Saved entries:
Segment Open
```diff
diff --git a/llm_slo_ebpf_toolkit_amd/ops/csrc/join.hip b/llm_slo_ebpf_toolkit_amd/ops/csrc/join.hip
--- a/llm_slo_ebpf_toolkit_amd/ops/csrc/join.hip
+++ b/llm_slo_ebpf_toolkit_amd/ops/csrc/join.hip
@@ -333,7 +333,7 @@
 }
 
 template <int NT>
-__global__ __launch_bounds__(NT) void k_scatter_sig_work(SignalCols gc, const int* __restrict__ n_ptr, int cap,
+__global__ __launch_bounds__(NT, 8) void k_scatter_sig_work(SignalCols gc, const int* __restrict__ n_ptr, int cap,
                                                          const uint32_t* __restrict__ part_off, int nblk_a,
                                                          const uint32_t* __restrict__ span_base, JoinParams jp,
                                                          int sig_per_item, uint32_t* __restrict__ work) {
@@ -514,6 +514,10 @@
   constexpr int kLg = LG ? kLdsGroups * kSlots : 1;
   __shared__ unsigned long long s_gsum[kLg];
   __shared__ uint32_t s_gcnt[kLg];
+  static_assert(sizeof(s_kt) + sizeof(s_tc) + sizeof(s_pp) + sizeof(s_i) + sizeof(s_top) + sizeof(s_seed3) +
+                        sizeof(s_diff) + sizeof(s_aux) + sizeof(s_rid) + sizeof(s_runok) + sizeof(s_needy) +
+                        sizeof(s_wsum) + sizeof(s_nneedy) + sizeof(s_item) + sizeof(s_gsum) + sizeof(s_gcnt) <= kProbeLdsBytes,
+                "the probe's LDS grew: kProbeLdsBytes and the front stage's budget follow");
 
   {
     const size_t stripe = (size_t)(blockIdx.x & (kGroupStripes - 1)) * (size_t)n_groups * kSlots;
diff --git a/llm_slo_ebpf_toolkit_amd/ops/csrc/mislo_common.h b/llm_slo_ebpf_toolkit_amd/ops/csrc/mislo_common.h
--- a/llm_slo_ebpf_toolkit_amd/ops/csrc/mislo_common.h
+++ b/llm_slo_ebpf_toolkit_amd/ops/csrc/mislo_common.h
@@ -15,6 +15,11 @@
 constexpr int kParts = 1 << kPartBits;
 static_assert(kPartBits >= 6 && kPartBits <= 10, "partition table sizes assume 64..1024 partitions");
 constexpr int kPartBlocks = 256;
+constexpr int kCuLdsBytes = 160 * 1024, kLdsGranule = 1280;
+constexpr int lds_alloc(size_t bytes) { return (int)((bytes + kLdsGranule - 1) / kLdsGranule) * kLdsGranule; }
+constexpr int kProbeResident = 2;
+constexpr int kProbeLdsBytes = 37920;
+constexpr int kFrontLdsBudget = kCuLdsBytes - kProbeResident * lds_alloc(kProbeLdsBytes);
 constexpr int kMaxDomains = 16;
 constexpr int kMaxPairs = 48;
 constexpr int kGroupStripes = 16;
diff --git a/llm_slo_ebpf_toolkit_amd/ops/csrc/mislo_launch.h b/llm_slo_ebpf_toolkit_amd/ops/csrc/mislo_launch.h
--- a/llm_slo_ebpf_toolkit_amd/ops/csrc/mislo_launch.h
+++ b/llm_slo_ebpf_toolkit_amd/ops/csrc/mislo_launch.h
@@ -37,6 +37,7 @@
 };
 
 void set_tables(const Tables* host_tables);
+constexpr int kDecodeNT = 512;
 int decode_grid(int cap);
 void launch_decode_events(const void* ev, const int* n_dev, int cap, const SignalCols& cols, uint32_t* hist,
                           uint32_t* status_cnt, uint32_t* part_cnt, unsigned long long* misc, hipStream_t stream);
```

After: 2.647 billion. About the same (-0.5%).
Segment Closed
Tally the lines above containing "csrc"; give only the number.

9